8. vCloud Operations Control : 8.4 Event, Incident, and Problem Management
8.4 Event, Incident, and Problem Management
Traditionally, Event, Incident, and Problem Management focused on monitoring the services offered from the vCloud and on minimizing impact from unplanned events. Restoring service as rapidly as possible and preventing repeat events from affecting services were also core functions. Today, there is an increased emphasis on reducing vCloud OpEx cost and increasing reliability. This can be achieved by increasing automation, allowing operators to handle more routine tasks, and proactively detecting and eliminating incidents before they impact end users.
Event Management focuses on how to categorize and handle outputs from monitoring and analytics tools. Based on predefined rules, inputs to event management are called events and can be associated with a variety of possible actions ranging from suppression, to triggering an automatic workflow, to triggering an incident to be created in the case of a performance incident or an actual outage.

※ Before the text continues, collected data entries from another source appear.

# little-little-point-cloud-group/buildingSegment

Measured on AMD Instinct MI355X. Metric: Mpoints/s segmented (kNN+normal+label), higher is better.
Workload: dtype int32 coordinates / f64 normals; 1 GPU; urban_50m; points_per_gpu=50000000, k=16, max_nn=50, rg_mode=0, largest_plane=135921, seed_attempts=6951, fallback_queries=0, rg_rounds=25, validation_rejects=2, tie_rows=971975, parallelism=1 GPU, whole path

## Files before the change

buildingsegment_amd/csrc/bs_knn.hip:

```cpp
#include <algorithm>
#include <cmath>
#include <cstdio>
#include <cstdlib>
#include <type_traits>

#include "bs_common.h"
#include "bs_normal.h"

namespace bs {

namespace {

constexpr int BS_FAST_RINGS = 2;
constexpr int BS_GENERAL_RINGS = 6;

template <bool TILED>
using GridOf = std::conditional_t<TILED, TiledGridDev, GridDev>;

template <bool TILED>
__device__ inline uint64_t cell_key(uint32_t cx, uint32_t cy, uint32_t cz, uint64_t kbase)
{
  if constexpr (TILED)
    return kbase | morton_cell(cx, cy, cz);
  else
    return pack_cell(cx, cy, cz);
}

__device__ inline void tile_enter(TiledGridDev& g, int64_t s, uint64_t& kbase, int64_t& lo, int64_t& hi)
{
  const int32_t t = tile_of(g.tile_off, g.n_tiles, s);
  const TileDesc d = g.tiles[t];
#pragma unroll
  for (int a = 0; a < 3; a++) {
    g.mn[a] = d.mn[a];
    g.dim[a] = d.dim[a];
  }
  kbase = (uint64_t)t << g.mbits;
  lo = g.tile_off[t];
  hi = g.tile_off[t + 1];
}

template <bool TILED = false>
__device__ inline bool cell_lookup(const GridDev& g, uint32_t cx, uint32_t cy, uint32_t cz, int& start,
                                   int& end, uint64_t kbase = 0)
{
  const uint64_t k = cell_key<TILED>(cx, cy, cz, kbase);
  uint32_t h = hash_cell(k) & g.hmask;
  for (;;) {
    const int4 raw = *reinterpret_cast<const int4*>(&g.table[h]);
    const uint64_t ek = (uint64_t)(uint32_t)raw.x | ((uint64_t)(uint32_t)raw.y << 32);
    if (ek == k) {
      start = raw.z;
      end = raw.w;
      return true;
    }
    if (ek == ~0ull)
      return false;
    h = (h + 1) & g.hmask;
  }
}

__device__ inline bool guaranteed_radius(const GridDev& g, const int q[3], const int ci[3], int rho,
                                         uint64_t& R2)
{
  uint32_t R = 0xFFFFFFFFu;
  bool bounded = false;
#pragma unroll
  for (int a = 0; a < 3; a++) {
    if (ci[a] - rho > 0) {
      int lo = g.mn[a] + (ci[a] - rho) * g.cell;
      R = min(R, (uint32_t)(q[a] - lo + 1));
      bounded = true;
    }
    if (ci[a] + rho < g.dim[a] - 1) {
      int hi = g.mn[a] + (ci[a] + rho + 1) * g.cell - 1;
      R = min(R, (uint32_t)(hi + 1 - q[a]));
      bounded = true;
    }
  }
  R2 = (uint64_t)R * (uint64_t)R;
  return bounded;
}

__device__ inline void moments_add(Moments& m, int x, int y, int z)
{
  m.sx += x;
  m.sy += y;
  m.sz += z;
  m.sxx += (uint64_t)((int64_t)x * x);
  m.syy += (uint64_t)((int64_t)y * y);
  m.szz += (uint64_t)((int64_t)z * z);
  m.sxy += (int64_t)x * y;
  m.sxz += (int64_t)x * z;
  m.syz += (int64_t)y * z;
  m.n += 1;
}

template <int KC, bool TILED = false>
__global__ __launch_bounds__(256) void knn_fast_kernel(GridOf<TILED> g, int64_t q_begin, int64_t q_end, int K,
                                                       int max_nn, double r2, int32_t* __restrict__ neigh,
                                                       double* __restrict__ normals,
                                                       int32_t* __restrict__ fb_list,
                                                       int32_t* __restrict__ fb_count, uint64_t cert_r2,
                                                       unsigned long long* __restrict__ uncert,
                                                       int32_t* __restrict__ npos, unsigned long long* __restrict__ tie_rows)
{
  const int64_t s = xcd_logical_block() * (int64_t)blockDim.x + threadIdx.x;
  if (s >= g.n)
    return;
  const int32_t loc = g.slocal[s];
  if (loc < q_begin || loc >= q_end)
    return;
  uint64_t kbase = 0;
  if constexpr (TILED) {
    int64_t lo, hi;
    tile_enter(g, s, kbase, lo, hi);
  }
  uint64_t runner = ~0ull;
  const int4 P = g.spts[s];
  const int q[3] = {P.x, P.y, P.z};
  const int ci[3] = {(int)((uint32_t)(P.x - g.mn[0]) / (uint32_t)g.cell),
                     (int)((uint32_t)(P.y - g.mn[1]) / (uint32_t)g.cell),
                     (int)((uint32_t)(P.z - g.mn[2]) / (uint32_t)g.cell)};
  uint64_t best[KC];
  int bpos[KC];
#pragma unroll
  for (int j = 0; j < KC; j++) {
    best[j] = ~0ull;
    bpos[j] = 0;
  }
  Moments m = {};
  bool done = false;
  for (int rho = 0; rho <= BS_FAST_RINGS && !done; rho++) {
    for (int dz = -rho; dz <= rho; dz++) {
      const int cz = ci[2] + dz;
      if (cz < 0 || cz >= g.dim[2])
        continue;
      for (int dy = -rho; dy <= rho; dy++) {
        const int cy = ci[1] + dy;
        if (cy < 0 || cy >= g.dim[1])
          continue;
        const bool face = (dz == -rho || dz == rho || dy == -rho || dy == rho);
        const int step = face ? 1 : (rho > 0 ? 2 * rho : 1);
        for (int dx = -rho; dx <= rho; dx += step) {
          const int cx = ci[0] + dx;
          if (cx < 0 || cx >= g.dim[0])
            continue;
          int cs, ce;
          if (!cell_lookup<TILED>(g, (uint32_t)cx, (uint32_t)cy, (uint32_t)cz, cs, ce, kbase))
            continue;
          for (int t = cs; t < ce; t++) {
            const int4 c = g.spts[t];
            const int ex = c.x - q[0], ey = c.y - q[1], ez = c.z - q[2];
            const uint32_t d2 = (uint32_t)(ex * ex) + (uint32_t)(ey * ey) + (uint32_t)(ez * ez);
            uint64_t key = ((uint64_t)d2 << 32) | (uint32_t)c.w;
            if (key < best[KC - 1]) {
              int pay = t;
#pragma unroll
              for (int j = 0; j < KC; j++) {
                const bool lt = key < best[j];
                const uint64_t hi = lt ? best[j] : key;
                const int ph = lt ? bpos[j] : pay;
                best[j] = lt ? key : best[j];
                bpos[j] = lt ? pay : bpos[j];
                key = hi;
                pay = ph;
              }
            }
            runner = key < runner ? key : runner;
            if ((double)d2 < r2)
              moments_add(m, c.x, c.y, c.z);
          }
        }
      }
    }
    uint64_t R2;
    const bool bounded = guaranteed_radius(g, q, ci, rho, R2);
    if (!bounded) {
      done = true;
    } else {
      uint64_t kth = ~0ull;
#pragma unroll
      for (int j = 0; j < KC; j++)
        kth = (j == K - 1) ? best[j] : kth;
      const bool knn_ok = kth != ~0ull && (kth >> 32) < R2;
      const bool nrm_ok = (double)R2 >= r2;
      done = knn_ok && nrm_ok;
    }
  }
  uint64_t kth_final = ~0ull;
#pragma unroll
  for (int j = 0; j < KC; j++)
    kth_final = (j == K - 1) ? best[j] : kth_final;
  if (!done || m.n > max_nn || kth_final == ~0ull) {
    const int slot = atomicAdd(fb_count, 1);
    fb_list[slot] = (int32_t)s;
    return;
  }
  int32_t* row = neigh + (int64_t)(loc - q_begin) * K;
#pragma unroll
  for (int j = 0; j < KC; j++)
    if (j < K)
      row[j] = (int32_t)(uint32_t)best[j];
  if (npos) {
    int32_t* prow = npos + s * K;
#pragma unroll
    for (int j = 0; j < KC; j++)
      if (j < K)
        prow[j] = bpos[j];
  }
  if (normals) {
    const V3 nv = normal_from_moments(m);
    double* o = normals + 3 * (int64_t)(loc - q_begin);
    o[0] = nv.x;
    o[1] = nv.y;
    o[2] = nv.z;
    if (npos) {
      double* po = pnorm_of(npos, g.n, K) + 3 * s;
      po[0] = nv.x;
      po[1] = nv.y;
      po[2] = nv.z;
    }
  }
  if (cert_r2 && (kth_final >> 32) >= cert_r2)
    atomicAdd(uncert, 1ull);
  if (tie_rows) {
    bool tie = false;
    uint64_t next = runner;
#pragma unroll
    for (int j = 0; j + 1 < KC; j++) {
      tie = tie || (j + 1 < K && (best[j] >> 32) == (best[j + 1] >> 32));
      next = (j + 1 == K) ? best[j + 1] : next;
    }
    tie = tie || (next != ~0ull && (next >> 32) == (kth_final >> 32));
    if (tie)
      atomicAdd(tie_rows, 1ull);
  }
}

#ifndef BS_KNN_CAP4
#define BS_KNN_CAP4 0
#endif
constexpr int KBUF = 8;
#ifndef BS_KNN_PROBE_GROUP
#define BS_KNN_PROBE_GROUP 3
#endif
#ifdef BS_PROBE
__device__ unsigned long long g_knn_probe[8];
#endif
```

Incident Management focuses on how to handle performance incidents or outages. Such occurrences are referred to as incidents. The primary focus of incident management is to manage the incident until it is resolved. Recurring incidents or incidents that are high priority can be referred to Problem Management for further investigation.
Problem Management focuses on identifying root causes for recurring and high priority incidents. After a root cause has been identified, a plan of action is generated that, ideally, repairs the underlying problem. If the problem cannot be fixed, additional monitoring and event management handling might be implemented to minimize or eliminate future occurrences of the problem.
One of the main benefits of implementing a vCloud environment is to lower ongoing OpEx costs. A key to realizing this goal is vCloud Event, Incident, and Problem Management process automation that consists of the following:
*Automating responses to events when possible.
*Creating highly automated workflows to other events where some operator input is required as part of decision support.
*Creating runbook entries, workflows, and automations so that operators can handle many more events (instead of administrators or subject matter experts).
*Automating interaction between the vCloud Event, Incident, and Problem Management process and other required processes and associated systems.
*Identifying, instrumenting, and developing key performance indicators (KPIs) that can be used to develop workflows and automations.